Edelschokolade darf sich Schokolade nennen, die zu einem großen Anteil aus Edelkakao-Sorten hergestellt wird. Dies sind die Sorten Criollo, Trinitario, Arriba aus Lateinamerika. Ungefähr 85% der gesamten Welternte wird aus der einfacheren Sorte Forastero hergestellt. Der Unterschied der Sorten ist ähnlich wie beim Kaffee der zwischen Robusta und Arabica-Sorten.

Fazit: Achten Sie bei Schokolade immer auf Qualität – und auf einen möglichst hohen Kakaoanteil und wenige zugesetzte Inhaltsstoffe.

Die beste Wahl ist Edelschokolade, die biologisch/ökologisch hergestellt wurde und mittels Fair-Trade-Handel direkt aus den Erzeugerländern eingeführt wird.

Tipp: Schokolade gibt es auch ohne Zucker und zwar mit alternativen Süßmitteln:
Xylit-Schokolade
Stevia/Erythrit-Schokolade

 

Sind Kakao und Schokolade gesund?

In den letzten Jahren hört man immer wieder, Schokolade sei gesund. Da ist viel Wahres dran, jedoch gilt das für die dunkle Schokolade und nicht für den in Milchschokolade enthaltenen Zucker. Bevorzugen Sie deshalb im Zweifel Bitterschokolade, am besten mit mind. 70% Kakaogehalt. Noch besser sind 85%ige oder sogar 95%ige Schokolade. Zwar schmeckt so eine bittere Schokolade am Anfang ungewohnt bitter, doch gewöhnt man sich schnell an diesen Genuss.

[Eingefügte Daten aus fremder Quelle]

__global__ __launch_bounds__(256, UC_MIN_WG) void k_correct_umis_tiled(const KL kl, const uint64_t *__restrict__ ukey,
                                                            const uint32_t *__restrict__ upos, uint64_t nd,
                                                            uint64_t n_keys, uint32_t *__restrict__ tile_first,
                                                            uint32_t *__restrict__ tile_last, uint32_t *__restrict__ corr,
                                                            uint16_t *__restrict__ st, uint32_t *__restrict__ inc_all,
                                                            uint32_t *__restrict__ minidx) {
    __shared__ uint32_t s_umi[UC_TILE];
    __shared__ uint32_t s_cnt[UC_TILE];
    __shared__ uint16_t s_start[UC_TILE];
    __shared__ __attribute__((aligned(16))) uint32_t s_hash[UC_BUCKETS * 8];
    __shared__ unsigned long long s_heads[UC_BLOCKS];
    __shared__ int s_carry_start[UC_BLOCKS];
    __shared__ int s_carry_end[UC_BLOCKS];
    __shared__ uint32_t s_halo_head;
    __shared__ uint32_t s_any_long;
    const uint32_t tid = threadIdx.x, lane = tid & 63u;
    const uint64_t umi_mask = lowmask(kl.bits_umi);
    const UmiSplit sp = umi_split(kl.umi_len);
    const uint64_t n_tiles = (nd + UC_TILE - 1) / UC_TILE;
    for (uint32_t h = tid; h < UC_BUCKETS * 8; h += 256) s_hash[h] = UC_EMPTY;
    if (tid == 0) s_any_long = 0;
    for (uint64_t tile = blockIdx.x; tile < n_tiles; tile += gridDim.x) {
        const uint64_t t0 = tile * UC_TILE;
        const uint32_t tn = nd - t0 < UC_TILE ? (uint32_t)(nd - t0) : UC_TILE;
#pragma unroll
        for (int r = 0; r < UC_ITEMS; r++) {
            const uint32_t p = (uint32_t)r * 256u + tid;
            bool head = false;
            if (p < tn) {
                const uint64_t key = ukey[t0 + p];
                const uint64_t pre = key >> kl.sh_lib;
                head = (t0 + p == 0) || (ukey[t0 + p - 1] >> kl.sh_lib) != pre;
                s_umi[p] = (uint32_t)((key >> kl.sh_umi) & umi_mask);
                const uint32_t end = t0 + p + 1 < nd ? upos[t0 + p + 1] : (uint32_t)n_keys;
                const uint32_t lib = (uint32_t)((pre >> kl.bits_ulen) & lowmask(kl.bits_lib));
                s_cnt[p] = (end - upos[t0 + p]) | (((kl.mux_mask >> lib) & 1u) ? UC_NOCORR : 0u);
            } else {
                head = p == tn;
            }
            const unsigned long long m = __ballot(head);
            if (lane == 0) s_heads[p >> 6] = m;
        }
        if (tid == 0) {
            bool hh = true;
            if (t0 + UC_TILE < nd) hh = (ukey[t0 + UC_TILE] >> kl.sh_lib) != (ukey[t0 + UC_TILE - 1] >> kl.sh_lib);
            s_halo_head = hh ? 1u : 0u;
        }
        __syncthreads();
        if (tid < 64) {
            static_assert(UC_BLOCKS <= 64, "one lane per block");
            const unsigned long long m = tid < UC_BLOCKS ? s_heads[tid] : 0ull;
            const int last = m ? (int)(tid * 64u + 63u - (uint32_t)__clzll((long long)m)) : -1;
            const int first = m ? (int)(tid * 64u + (uint32_t)__ffsll((long long)m) - 1u) : 0x7FFFFFFF;
            int pm = last, sm = first;
#pragma unroll
            for (int d = 1; d < UC_BLOCKS; d <<= 1) {
                const int y = __shfl_up(pm, d), z = __shfl_down(sm, d);
                if ((int)tid >= d) pm = pm > y ? pm : y;
                if ((int)tid + d < (int)UC_BLOCKS) sm = sm < z ? sm : z;
            }
            int cs = __shfl_up(pm, 1), ce = __shfl_down(sm, 1);
            if (tid == 0) cs = -1;
            const int behind = s_halo_head ? (int)UC_TILE : 0x7FFFFFFF;
            if (tid + 1 >= UC_BLOCKS) ce = 0x7FFFFFFF;
            ce = ce < behind ? ce : behind;
            if (tid < UC_BLOCKS) {
                s_carry_start[tid] = cs;
                s_carry_end[tid] = ce;
            }
            unsigned long long mk = m;
            if (tid * 64u >= tn) mk = 0ull;
            else if (tn - tid * 64u < 64u) mk &= (1ull << (tn - tid * 64u)) - 1ull;
            uint32_t tf = mk ? tid * 64u + (uint32_t)__ffsll((long long)mk) - 1u : UC_NOHEAD;
            int tl = mk ? (int)(tid * 64u + 63u - (uint32_t)__clzll((long long)mk)) : -1;
#pragma unroll
            for (int d = 32; d >= 1; d >>= 1) {
                const uint32_t y = __shfl_xor(tf, d);
                const int z = __shfl_xor(tl, d);
                tf = tf < y ? tf : y;
                tl = tl > z ? tl : z;
            }
            if (tid == 0) {
                tile_first[tile] = tf;
                tile_last[tile] = tl >= 0 ? (uint32_t)tl : UC_NOHEAD;
            }
        }
        __syncthreads();
        bool inserted = false;
#pragma unroll
        for (int r = 0; r < UC_ITEMS; r++) {
            const uint32_t p = (uint32_t)r * 256u + tid;
            if (p >= tn) continue;
            const uint32_t b = p >> 6;
            const unsigned long long heads = s_heads[b];
            const unsigned long long le = heads & ((2ull << lane) - 1ull);
            const int start = le ? (int)(b * 64u + 63u - (uint32_t)__clzll((long long)le)) : s_carry_start[b];
            const unsigned long long gt = lane < 63u ? (heads >> (lane + 1u)) : 0ull;
            const int end = gt ? (int)(p + (uint32_t)__ffsll((long long)gt)) : s_carry_end[b];
            const bool closed = start >= 0 && end <= (int)UC_TILE;
            s_start[p] = closed ? (uint16_t)start : (uint16_t)UC_OPEN;
            if (closed && end - start > UC_SMALL && !(s_cnt[p] & UC_NOCORR)) {
                uc_insert<UC_BUCKETS, UC_POSBITS>(s_hash, (uint32_t)start, s_umi[p] & sp.lo_mask, p);
                inserted = true;
            }
        }
        if (inserted) s_any_long = 1;
        __syncthreads();
#pragma unroll 1
        for (int r = 0; r < UC_ITEMS; r++) {
            const uint32_t p = (uint32_t)r * 256u + tid;
            if (p >= tn) continue;
            const uint32_t s = s_start[p];
            if (s == UC_OPEN) continue;
            const uint32_t eb = p >> 6;
            const unsigned long long gt = lane < 63u ? (s_heads[eb] >> (lane + 1u)) : 0ull;
            const uint32_t e = gt ? p + (uint32_t)__ffsll((long long)gt) : (uint32_t)s_carry_end[eb];
            const uint64_t k = t0 + p;
            const uint32_t cw = s_cnt[p];
            const uint32_t my_cnt = cw & ~UC_NOCORR;
            uint32_t target = NONE32;
            if (!(cw & UC_NOCORR) && e - s > 1) {
                const uint32_t bp = best_neighbour_lds<UC_BUCKETS, UC_POSBITS>(s_umi, s_cnt, s_hash, s_start, s, e, s, p,
                                                                              s_umi[p], my_cnt, sp);
                if (bp != p) target = (uint32_t)(t0 + bp);
            }
            if (target != NONE32) move_reads(corr, st, inc_all, minidx, k, target, my_cnt);
        }
        __syncthreads();
        if (s_any_long) {
            for (uint32_t h = tid; h < UC_BUCKETS * 8; h += 256) s_hash[h] = UC_EMPTY;
            __syncthreads();
            if (tid == 0) s_any_long = 0;
        }
    }
}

Fazit: Kleine Mengen Schokolade sind gesund, wenn die Schokolade möglichst dunkel ist und wenig Zucker enthalten ist. Zartbitter- oder Bitterschokolade ist gesünder als Milchschokolade. Gönnen Sie sich ruhig ab und zu ein paar Stücke Schokolade, aber auf keinen Fall die ganze Tafel! Diese würde auch zuviele Kalorien enthalten. Oder bereiten Sie sich mal wieder einen schönen, starken Kakao aus purem Kakaopulver zu. Süßen können Sie mit wenig Zucker, besser und kalorienarm geht das mit Stevia, Birkenzucker alias Xylit (z.B. Xucker) oder Erythrit.